What the task requires ▸ The response must consist of every line of the listing, reproduced verbatim.

Material provided ▸
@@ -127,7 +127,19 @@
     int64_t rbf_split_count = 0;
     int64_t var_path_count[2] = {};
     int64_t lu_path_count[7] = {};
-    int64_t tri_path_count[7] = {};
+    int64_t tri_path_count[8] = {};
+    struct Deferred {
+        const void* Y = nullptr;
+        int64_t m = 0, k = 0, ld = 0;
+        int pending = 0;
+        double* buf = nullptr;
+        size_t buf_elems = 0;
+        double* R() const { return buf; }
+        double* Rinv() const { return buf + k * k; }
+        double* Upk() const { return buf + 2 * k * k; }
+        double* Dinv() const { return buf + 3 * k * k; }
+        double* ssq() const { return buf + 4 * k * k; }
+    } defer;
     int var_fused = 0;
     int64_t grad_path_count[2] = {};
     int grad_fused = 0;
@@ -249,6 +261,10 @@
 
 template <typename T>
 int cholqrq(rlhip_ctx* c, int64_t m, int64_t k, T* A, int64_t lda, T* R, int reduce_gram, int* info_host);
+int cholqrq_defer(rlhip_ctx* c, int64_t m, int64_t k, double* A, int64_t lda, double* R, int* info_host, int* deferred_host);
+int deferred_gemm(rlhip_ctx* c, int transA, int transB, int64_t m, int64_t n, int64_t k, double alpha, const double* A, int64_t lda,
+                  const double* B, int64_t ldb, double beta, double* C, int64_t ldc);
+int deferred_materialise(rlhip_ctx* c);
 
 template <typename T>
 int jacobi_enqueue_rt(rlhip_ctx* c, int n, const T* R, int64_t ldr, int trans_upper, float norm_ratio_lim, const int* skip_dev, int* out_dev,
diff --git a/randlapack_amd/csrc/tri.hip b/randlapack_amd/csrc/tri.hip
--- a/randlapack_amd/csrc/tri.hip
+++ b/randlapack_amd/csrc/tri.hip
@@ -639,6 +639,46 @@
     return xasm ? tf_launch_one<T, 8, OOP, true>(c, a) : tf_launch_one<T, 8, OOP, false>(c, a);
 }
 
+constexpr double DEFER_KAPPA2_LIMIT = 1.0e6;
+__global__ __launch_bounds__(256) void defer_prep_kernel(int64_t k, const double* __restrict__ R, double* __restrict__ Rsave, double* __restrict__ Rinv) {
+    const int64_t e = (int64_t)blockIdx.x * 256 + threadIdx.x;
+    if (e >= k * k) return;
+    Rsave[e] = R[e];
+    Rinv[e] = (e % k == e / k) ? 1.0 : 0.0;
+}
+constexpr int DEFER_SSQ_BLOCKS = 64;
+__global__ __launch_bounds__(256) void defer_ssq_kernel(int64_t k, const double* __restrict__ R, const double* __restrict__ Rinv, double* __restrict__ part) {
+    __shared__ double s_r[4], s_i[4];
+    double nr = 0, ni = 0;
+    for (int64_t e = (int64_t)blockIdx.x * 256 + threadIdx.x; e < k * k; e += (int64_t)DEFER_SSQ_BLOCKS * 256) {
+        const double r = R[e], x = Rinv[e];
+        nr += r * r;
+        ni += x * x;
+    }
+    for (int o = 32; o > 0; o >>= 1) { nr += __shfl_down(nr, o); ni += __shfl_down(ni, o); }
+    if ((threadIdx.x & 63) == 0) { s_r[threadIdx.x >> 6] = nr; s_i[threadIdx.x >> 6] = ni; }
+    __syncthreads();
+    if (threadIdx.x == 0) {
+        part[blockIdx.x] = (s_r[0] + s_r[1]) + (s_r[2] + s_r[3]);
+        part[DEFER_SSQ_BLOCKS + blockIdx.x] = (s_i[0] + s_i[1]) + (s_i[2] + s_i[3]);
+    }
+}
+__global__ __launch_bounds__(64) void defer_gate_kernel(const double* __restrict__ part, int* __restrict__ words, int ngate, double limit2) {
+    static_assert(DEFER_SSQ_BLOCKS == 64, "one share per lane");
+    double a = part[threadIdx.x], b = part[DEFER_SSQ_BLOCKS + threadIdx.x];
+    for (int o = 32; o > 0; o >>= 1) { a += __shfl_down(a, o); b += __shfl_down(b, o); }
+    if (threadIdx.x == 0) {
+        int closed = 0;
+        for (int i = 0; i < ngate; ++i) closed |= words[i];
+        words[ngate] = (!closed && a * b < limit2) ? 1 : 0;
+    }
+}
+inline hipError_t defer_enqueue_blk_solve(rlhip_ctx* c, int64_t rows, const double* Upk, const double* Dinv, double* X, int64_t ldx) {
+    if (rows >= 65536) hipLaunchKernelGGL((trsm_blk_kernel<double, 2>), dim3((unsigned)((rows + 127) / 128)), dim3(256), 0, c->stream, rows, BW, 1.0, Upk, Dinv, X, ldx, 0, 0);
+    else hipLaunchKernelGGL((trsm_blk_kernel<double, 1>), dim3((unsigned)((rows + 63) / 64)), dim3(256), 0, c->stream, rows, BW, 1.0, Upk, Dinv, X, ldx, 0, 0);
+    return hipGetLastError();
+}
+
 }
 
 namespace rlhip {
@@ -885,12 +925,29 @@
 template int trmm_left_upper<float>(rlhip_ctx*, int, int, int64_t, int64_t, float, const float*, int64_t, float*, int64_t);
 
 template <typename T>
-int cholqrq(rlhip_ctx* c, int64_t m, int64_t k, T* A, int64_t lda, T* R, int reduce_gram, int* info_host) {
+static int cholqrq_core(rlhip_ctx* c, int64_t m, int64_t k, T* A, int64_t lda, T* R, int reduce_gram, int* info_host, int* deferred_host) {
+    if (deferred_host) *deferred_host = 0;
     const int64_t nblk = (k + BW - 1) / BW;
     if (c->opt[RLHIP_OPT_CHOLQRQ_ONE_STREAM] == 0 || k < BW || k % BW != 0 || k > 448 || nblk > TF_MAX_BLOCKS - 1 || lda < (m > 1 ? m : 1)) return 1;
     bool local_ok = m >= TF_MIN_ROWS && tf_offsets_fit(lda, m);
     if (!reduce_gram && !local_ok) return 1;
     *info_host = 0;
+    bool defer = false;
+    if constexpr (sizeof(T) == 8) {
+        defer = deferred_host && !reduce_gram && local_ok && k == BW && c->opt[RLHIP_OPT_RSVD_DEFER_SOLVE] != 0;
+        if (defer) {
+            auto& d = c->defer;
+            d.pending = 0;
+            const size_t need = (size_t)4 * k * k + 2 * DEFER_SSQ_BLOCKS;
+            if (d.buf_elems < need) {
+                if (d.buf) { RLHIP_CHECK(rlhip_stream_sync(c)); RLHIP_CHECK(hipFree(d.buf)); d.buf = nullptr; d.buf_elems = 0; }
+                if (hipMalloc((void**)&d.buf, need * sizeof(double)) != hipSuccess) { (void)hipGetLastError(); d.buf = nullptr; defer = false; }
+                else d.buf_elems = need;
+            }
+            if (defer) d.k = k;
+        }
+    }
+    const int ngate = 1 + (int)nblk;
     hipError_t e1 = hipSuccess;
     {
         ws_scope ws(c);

Answer section ▸
@@ -127,7 +127,19 @@
     int64_t rbf_split_count = 0;
     int64_t var_path_count[2] = {};
     int64_t lu_path_count[7] = {};
-    int64_t tri_path_count[7] = {};
+    int64_t tri_path_count[8] = {};
+    struct Deferred {
+        const void* Y = nullptr;
+        int64_t m = 0, k = 0, ld = 0;
+        int pending = 0;
+        double* buf = nullptr;
+        size_t buf_elems = 0;
+        double* R() const { return buf; }
+        double* Rinv() const { return buf + k * k; }
+        double* Upk() const { return buf + 2 * k * k; }
+        double* Dinv() const { return buf + 3 * k * k; }
+        double* ssq() const { return buf + 4 * k * k; }
+    } defer;
     int var_fused = 0;
     int64_t grad_path_count[2] = {};
     int grad_fused = 0;
@@ -249,6 +261,10 @@
 
 template <typename T>
 int cholqrq(rlhip_ctx* c, int64_t m, int64_t k, T* A, int64_t lda, T* R, int reduce_gram, int* info_host);
+int cholqrq_defer(rlhip_ctx* c, int64_t m, int64_t k, double* A, int64_t lda, double* R, int* info_host, int* deferred_host);
+int deferred_gemm(rlhip_ctx* c, int transA, int transB, int64_t m, int64_t n, int64_t k, double alpha, const double* A, int64_t lda,
+                  const double* B, int64_t ldb, double beta, double* C, int64_t ldc);
+int deferred_materialise(rlhip_ctx* c);
 
 template <typename T>
 int jacobi_enqueue_rt(rlhip_ctx* c, int n, const T* R, int64_t ldr, int trans_upper, float norm_ratio_lim, const int* skip_dev, int* out_dev,
diff --git a/randlapack_amd/csrc/tri.hip b/randlapack_amd/csrc/tri.hip
--- a/randlapack_amd/csrc/tri.hip
+++ b/randlapack_amd/csrc/tri.hip
@@ -639,6 +639,46 @@
     return xasm ? tf_launch_one<T, 8, OOP, true>(c, a) : tf_launch_one<T, 8, OOP, false>(c, a);
 }
 
+constexpr double DEFER_KAPPA2_LIMIT = 1.0e6;
+__global__ __launch_bounds__(256) void defer_prep_kernel(int64_t k, const double* __restrict__ R, double* __restrict__ Rsave, double* __restrict__ Rinv) {
+    const int64_t e = (int64_t)blockIdx.x * 256 + threadIdx.x;
+    if (e >= k * k) return;
+    Rsave[e] = R[e];
+    Rinv[e] = (e % k == e / k) ? 1.0 : 0.0;
+}
+constexpr int DEFER_SSQ_BLOCKS = 64;
+__global__ __launch_bounds__(256) void defer_ssq_kernel(int64_t k, const double* __restrict__ R, const double* __restrict__ Rinv, double* __restrict__ part) {
+    __shared__ double s_r[4], s_i[4];
+    double nr = 0, ni = 0;
+    for (int64_t e = (int64_t)blockIdx.x * 256 + threadIdx.x; e < k * k; e += (int64_t)DEFER_SSQ_BLOCKS * 256) {
+        const double r = R[e], x = Rinv[e];
+        nr += r * r;
+        ni += x * x;
+    }
+    for (int o = 32; o > 0; o >>= 1) { nr += __shfl_down(nr, o); ni += __shfl_down(ni, o); }
+    if ((threadIdx.x & 63) == 0) { s_r[threadIdx.x >> 6] = nr; s_i[threadIdx.x >> 6] = ni; }
+    __syncthreads();
+    if (threadIdx.x == 0) {
+        part[blockIdx.x] = (s_r[0] + s_r[1]) + (s_r[2] + s_r[3]);
+        part[DEFER_SSQ_BLOCKS + blockIdx.x] = (s_i[0] + s_i[1]) + (s_i[2] + s_i[3]);
+    }
+}
+__global__ __launch_bounds__(64) void defer_gate_kernel(const double* __restrict__ part, int* __restrict__ words, int ngate, double limit2) {
+    static_assert(DEFER_SSQ_BLOCKS == 64, "one share per lane");
+    double a = part[threadIdx.x], b = part[DEFER_SSQ_BLOCKS + threadIdx.x];
+    for (int o = 32; o > 0; o >>= 1) { a += __shfl_down(a, o); b += __shfl_down(b, o); }
+    if (threadIdx.x == 0) {
+        int closed = 0;
+        for (int i = 0; i < ngate; ++i) closed |= words[i];
+        words[ngate] = (!closed && a * b < limit2) ? 1 : 0;
+    }
+}
+inline hipError_t defer_enqueue_blk_solve(rlhip_ctx* c, int64_t rows, const double* Upk, const double* Dinv, double* X, int64_t ldx) {
+    if (rows >= 65536) hipLaunchKernelGGL((trsm_blk_kernel<double, 2>), dim3((unsigned)((rows + 127) / 128)), dim3(256), 0, c->stream, rows, BW, 1.0, Upk, Dinv, X, ldx, 0, 0);
+    else hipLaunchKernelGGL((trsm_blk_kernel<double, 1>), dim3((unsigned)((rows + 63) / 64)), dim3(256), 0, c->stream, rows, BW, 1.0, Upk, Dinv, X, ldx, 0, 0);
+    return hipGetLastError();
+}
+
 }
 
 namespace rlhip {
@@ -885,12 +925,29 @@
 template int trmm_left_upper<float>(rlhip_ctx*, int, int, int64_t, int64_t, float, const float*, int64_t, float*, int64_t);
 
 template <typename T>
-int cholqrq(rlhip_ctx* c, int64_t m, int64_t k, T* A, int64_t lda, T* R, int reduce_gram, int* info_host) {
+static int cholqrq_core(rlhip_ctx* c, int64_t m, int64_t k, T* A, int64_t lda, T* R, int reduce_gram, int* info_host, int* deferred_host) {
+    if (deferred_host) *deferred_host = 0;
     const int64_t nblk = (k + BW - 1) / BW;
     if (c->opt[RLHIP_OPT_CHOLQRQ_ONE_STREAM] == 0 || k < BW || k % BW != 0 || k > 448 || nblk > TF_MAX_BLOCKS - 1 || lda < (m > 1 ? m : 1)) return 1;
     bool local_ok = m >= TF_MIN_ROWS && tf_offsets_fit(lda, m);
     if (!reduce_gram && !local_ok) return 1;
     *info_host = 0;
+    bool defer = false;
+    if constexpr (sizeof(T) == 8) {
+        defer = deferred_host && !reduce_gram && local_ok && k == BW && c->opt[RLHIP_OPT_RSVD_DEFER_SOLVE] != 0;
+        if (defer) {
+            auto& d = c->defer;
+            d.pending = 0;
+            const size_t need = (size_t)4 * k * k + 2 * DEFER_SSQ_BLOCKS;
+            if (d.buf_elems < need) {
+                if (d.buf) { RLHIP_CHECK(rlhip_stream_sync(c)); RLHIP_CHECK(hipFree(d.buf)); d.buf = nullptr; d.buf_elems = 0; }
+                if (hipMalloc((void**)&d.buf, need * sizeof(double)) != hipSuccess) { (void)hipGetLastError(); d.buf = nullptr; defer = false; }
+                else d.buf_elems = need;
+            }
+            if (defer) d.k = k;
+        }
+    }
+    const int ngate = 1 + (int)nblk;
     hipError_t e1 = hipSuccess;
     {
         ws_scope ws(c);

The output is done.